|Kudos to Affiliates of NC TraCS|
Gary Marchioni receives highest information science award
Gary Marchionini, Ph.D., dean and distinguished professor for the UNC School of Information and Library Science and a member of the NC TraCS Internal Advisory Board, has been chosen to receive the Award of Merit.
This is the highest honor given by the American Society of Information and Science Technology.
Marchionini has been at UNC since 1998. His topics of research include digital libraries and health information technologies.
Google, IBM and Microsoft have all awarded Marchionini for his work, and he has received grant money from the National Science Foundation.
From The Daily Tar Heel, September 6, 2011.
Paula Brown Stafford receives "Women in Business" Award
Paula Brown Stafford, president of clinical development at Quintiles and a member of the NC TraCS External Advisory Board, was honored as a recipient of Triangle Business Journal's Women in Business awards for 2011.
"We are pleased and proud to have Paula recognized as a leading woman in business in the Triangle," said John Ratliff, Quintiles president and chief operating officer. "Paula has made significant contributions to the growth of Quintiles, and her current leadership role is a reflection of her dedication to making a positive difference in healthcare around the world."
Stafford joined Quintiles in 1985 as a biostatistician and the company's 23rd employee. Quintiles now employees more than 20,000 people in 60 countries. As President of Clinical Development, Stafford leads a business unit with 15,000 staff globally who are responsible for Phase I-III clinical development services, ranging from clinical monitoring to regulatory submission. In addition to her role at Quintiles, Stafford is the Chair-Elect of the Clinical Data Interchange Standards Consortium (CDISC), and a member of the Foundation Board of the UNC Gillings School of Global Public Health and the UNC-Chapel Hill School of Medicine CTSA External Advisory Board.
The Women in Business awards program recognizes Triangle women who have proven themselves as outstanding leaders with established track records of significant accomplishments in business and community service. This year's winners were announced at an awards luncheon August 25, 2011 at the Sheraton Imperial in Durham, N.C.
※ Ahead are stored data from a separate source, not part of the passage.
# ARISE-Initiative/robosuite

Measured on AMD Instinct MI355X. Metric: env-steps/sec (whole node), Lift/Panda/OSC_POSE @4096 envs/GPU, higher is better.
Workload: dtype f32

## Files before the change

robosuite_amd/csrc/rsim_step.hip:

```cpp
#include <hip/hip_runtime.h>
#include <stdint.h>
#include <type_traits>

#include "../../include/rsim.h"
#include "rsim_internal.h"
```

From MarketWatch, August 26, 2011.
Samuel Jones accepted into NC TraCS development program
Samuel Jones, M.D., assistant professor in the department of surgery and associate director of the NC Jaycee Burn Center, was accepted to the KL2 program at the North Carolina Translational and Clinical Sciences Institute at UNC Chapel Hill.
The KL2 program is part of a larger group of training programs run by NC TraCS that aim to advance development in interdisciplinary clinical and translational science. This program, designed for junior-level faculty, focuses on educating participants through didactic and experiential learning in areas critical to the overall mission of the National Institute for Health.
The program's objectives, defined on their website, are to give scholars: An appreciation of diverse clinical research disciplines; An understanding of methodological and analytical concepts necessary to design rigorous clinical research; An opportunity to apply their knowledge through a mentored and independent research experience that leads to future grant proposals; and Access to support from the Shared Biostatistics Research Core for the KL2 Program.
Scholars selected to participate in the program have access to courses offered by the NC TraCS institute, including a core curriculum of required courses.
From UNC School of Medicine news.
Jeff Federspiel receives Ruth L. Kirschstein National Research Service Award
Jeff Federspiel has won a Ruth L. Kirschstein National Research Service Award for Individual Predoctoral MD/PhD Fellows funded by the National Heart Lung and Blood Institute. The four-year award will support him while he spends two years on his dissertation work to complete the Ph.D. and two years to finish his M.D. degrees at the University of North Carolina at Chapel Hill.
Federspiel is doing his Ph.D. work in health policy at the Gillings School of Global Public Health. His focus on how increasing outpatient cost-sharing by Medicare patients with cardiovascular disease is supported by an NC TraCS $10K pilot grant and was the subject of a story in the July NC TraCS online newsletter. He has put together a unique interdisciplinary team to look at this research question from the perspective of economists, aging researchers and clinicians. The two years of his NHLBI fellowship devoted to finishing his Ph.D. will include completion of this pilot project, as well as some cardiovascular imaging-related research.